Directions: Output the data that follows, keeping every line identical.

[[ Excerpted records open ]]

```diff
@@ -354,6 +355,7 @@
         TRC_TRY(dev_upload(d_gapart_, A.grid_apart.data(), A.grid_apart.size()));
         TRC_TRY(dev_upload(d_goff_, A.grid_off.data(), A.grid_off.size()));
         TRC_TRY(dev_upload(d_glist_, A.grid_list.data(), A.grid_list.size()));
+        if (A.clear_cones > 0) TRC_TRY(dev_upload(d_clear_, A.clear.data(), A.clear.size()));
     } else if (A.big_ok) {
         TRC_TRY(dev_upload(d_bg_off_, A.big_off.data(), A.big_off.size()));
         TRC_TRY(dev_upload(d_bg_ent_, A.big_ent.data(), A.big_ent.size()));
diff --git a/tracer_amd/csrc/trc_scene_host.h b/tracer_amd/csrc/trc_scene_host.h
--- a/tracer_amd/csrc/trc_scene_host.h
+++ b/tracer_amd/csrc/trc_scene_host.h
@@ -95,6 +95,7 @@
     trc_accel_build_surfaces(surfs, n, A);
     trc_accel_build_grid(A, n);
     if (force32) A.grid_ok = false;
+    trc_clear_build(surfs, n, TRC_CLEAR_T, A);
     if (!A.grid_ok) trc_accel_build_grid32(surfs, n, A);
 }
 
diff --git a/tracer_amd/csrc/trc_stream.inc b/tracer_amd/csrc/trc_stream.inc
--- a/tracer_amd/csrc/trc_stream.inc
+++ b/tracer_amd/csrc/trc_stream.inc
@@ -860,6 +860,13 @@
                     if (trc_box_hit32(b, r) && trc_obb_hit32(obb + (size_t)(LDS ? TRC_OBB_LSTRIDE : TRC_OBB_STRIDE) * sidx, r.ox, r.oy, r.oz, r.dx, r.dy, r.dz)) SB_PUSH(sidx);
                 }
                 walk = trc_kd32_root(A.root, r, &tmin, &tmax);
+                if constexpr (GRIDM == 1 && !FRESH) {
+                    if (walk && skip >= 0 && S.clear_tab && t0 == 0.0) {
+                        const int tile = trc_clear_tile(obb + (size_t)(LDS ? TRC_OBB_LSTRIDE : TRC_OBB_STRIDE) * skip, TRC_CLEAR_T, r.ox, r.oy, r.oz);
+                        const float4 cone = ((const float4 *)S.clear_tab)[(size_t)skip * (TRC_CLEAR_T * TRC_CLEAR_T) + tile];
+                        if (trc_clear_inside(cone.x, cone.y, cone.z, cone.w, r.dx, r.dy, r.dz)) { walk = false; SB_COUNT(10, 1); }
+                    }
+                }
             }
         }
         SB_FLUSH();
@@ -1723,6 +1730,7 @@
     K.umask = !((ev = getenv("TRC_STREAM_UMASK")) && !atoi(ev));
     K.slots = (ev = getenv("TRC_STREAM_SLOTS")) ? atoi(ev) : 2;
     if (K.slots < 1 || K.slots > STREAM_MAX_SLOTS) K.slots = 2;
+    K.clear = !((ev = getenv("TRC_STREAM_CLEAR")) && !atoi(ev));
     return K;
 }
 
@@ -2022,6 +2030,7 @@
     SP0.search = D.search; SP0.lds_recs = D.lds_recs; SP0.P.lds_tally = D.lds_tally; SP0.lds_tables = D.lds_tables; SP0.lds_extra = D.lds_extra;
     SP0.lds_fm_bins = D.lds_fm_bins; SP0.bg_occ_words = D.bg_occ_words; SP0.shade_term_cls = D.shade_term_cls; SP0.split_terminal = D.split_terminal;
     SP0.carry.poly_cells = D.poly_cells;
+    SP0.clear_tab = f.knobs.clear ? sc->search.clear_cones() : nullptr;
     SP0.hit_epoch = sc->hits.epoch;
     SP0.chunk_hitbuf = sc->hits.chunk_size();
     TRC_TRY(stream_stage(F.gen0, D.gen0, n_cu, false, 0));
@@ -2557,6 +2566,7 @@
                 fprintf(stderr, "k_s_bounce, %s rays: %llu in %llu wave passes; per ray: cells %.2f (occupied %.2f), entries %.2f, passed %.2f, exact tests %.2f; "
                                 "per wave pass: walk turns %.1f, rounds of exact tests %.1f\n", f ? "continued" : "fresh", q[7], q[9], q[0] / nr, q[4] / nr, q[1] / nr,
                         q[2] / nr, q[3] / nr, q[5] / nw, q[6] / nw);
+                if (f) fprintf(stderr, "k_s_bounce, continued rays inside a clear cone (no walk): %llu\n", q[10]);
             }
             memset(h, 0, sizeof(h));
             hipMemcpyToSymbol(HIP_SYMBOL(g_sb_stats), h, sizeof(h));
```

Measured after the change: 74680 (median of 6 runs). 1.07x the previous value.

[[ Excerpted records closed ]]

Exercise result:
```diff
@@ -354,6 +355,7 @@
         TRC_TRY(dev_upload(d_gapart_, A.grid_apart.data(), A.grid_apart.size()));
         TRC_TRY(dev_upload(d_goff_, A.grid_off.data(), A.grid_off.size()));
         TRC_TRY(dev_upload(d_glist_, A.grid_list.data(), A.grid_list.size()));
+        if (A.clear_cones > 0) TRC_TRY(dev_upload(d_clear_, A.clear.data(), A.clear.size()));
     } else if (A.big_ok) {
         TRC_TRY(dev_upload(d_bg_off_, A.big_off.data(), A.big_off.size()));
         TRC_TRY(dev_upload(d_bg_ent_, A.big_ent.data(), A.big_ent.size()));
diff --git a/tracer_amd/csrc/trc_scene_host.h b/tracer_amd/csrc/trc_scene_host.h
--- a/tracer_amd/csrc/trc_scene_host.h
+++ b/tracer_amd/csrc/trc_scene_host.h
@@ -95,6 +95,7 @@
     trc_accel_build_surfaces(surfs, n, A);
     trc_accel_build_grid(A, n);
     if (force32) A.grid_ok = false;
+    trc_clear_build(surfs, n, TRC_CLEAR_T, A);
     if (!A.grid_ok) trc_accel_build_grid32(surfs, n, A);
 }
 
diff --git a/tracer_amd/csrc/trc_stream.inc b/tracer_amd/csrc/trc_stream.inc
--- a/tracer_amd/csrc/trc_stream.inc
+++ b/tracer_amd/csrc/trc_stream.inc
@@ -860,6 +860,13 @@
                     if (trc_box_hit32(b, r) && trc_obb_hit32(obb + (size_t)(LDS ? TRC_OBB_LSTRIDE : TRC_OBB_STRIDE) * sidx, r.ox, r.oy, r.oz, r.dx, r.dy, r.dz)) SB_PUSH(sidx);
                 }
                 walk = trc_kd32_root(A.root, r, &tmin, &tmax);
+                if constexpr (GRIDM == 1 && !FRESH) {
+                    if (walk && skip >= 0 && S.clear_tab && t0 == 0.0) {
+                        const int tile = trc_clear_tile(obb + (size_t)(LDS ? TRC_OBB_LSTRIDE : TRC_OBB_STRIDE) * skip, TRC_CLEAR_T, r.ox, r.oy, r.oz);
+                        const float4 cone = ((const float4 *)S.clear_tab)[(size_t)skip * (TRC_CLEAR_T * TRC_CLEAR_T) + tile];
+                        if (trc_clear_inside(cone.x, cone.y, cone.z, cone.w, r.dx, r.dy, r.dz)) { walk = false; SB_COUNT(10, 1); }
+                    }
+                }
             }
         }
         SB_FLUSH();
@@ -1723,6 +1730,7 @@
     K.umask = !((ev = getenv("TRC_STREAM_UMASK")) && !atoi(ev));
     K.slots = (ev = getenv("TRC_STREAM_SLOTS")) ? atoi(ev) : 2;
     if (K.slots < 1 || K.slots > STREAM_MAX_SLOTS) K.slots = 2;
+    K.clear = !((ev = getenv("TRC_STREAM_CLEAR")) && !atoi(ev));
     return K;
 }
 
@@ -2022,6 +2030,7 @@
     SP0.search = D.search; SP0.lds_recs = D.lds_recs; SP0.P.lds_tally = D.lds_tally; SP0.lds_tables = D.lds_tables; SP0.lds_extra = D.lds_extra;
     SP0.lds_fm_bins = D.lds_fm_bins; SP0.bg_occ_words = D.bg_occ_words; SP0.shade_term_cls = D.shade_term_cls; SP0.split_terminal = D.split_terminal;
     SP0.carry.poly_cells = D.poly_cells;
+    SP0.clear_tab = f.knobs.clear ? sc->search.clear_cones() : nullptr;
     SP0.hit_epoch = sc->hits.epoch;
     SP0.chunk_hitbuf = sc->hits.chunk_size();
     TRC_TRY(stream_stage(F.gen0, D.gen0, n_cu, false, 0));
@@ -2557,6 +2566,7 @@
                 fprintf(stderr, "k_s_bounce, %s rays: %llu in %llu wave passes; per ray: cells %.2f (occupied %.2f), entries %.2f, passed %.2f, exact tests %.2f; "
                                 "per wave pass: walk turns %.1f, rounds of exact tests %.1f\n", f ? "continued" : "fresh", q[7], q[9], q[0] / nr, q[4] / nr, q[1] / nr,
                         q[2] / nr, q[3] / nr, q[5] / nw, q[6] / nw);
+                if (f) fprintf(stderr, "k_s_bounce, continued rays inside a clear cone (no walk): %llu\n", q[10]);
             }
             memset(h, 0, sizeof(h));
             hipMemcpyToSymbol(HIP_SYMBOL(g_sb_stats), h, sizeof(h));
```

Measured after the change: 74680 (median of 6 runs). 1.07x the previous value.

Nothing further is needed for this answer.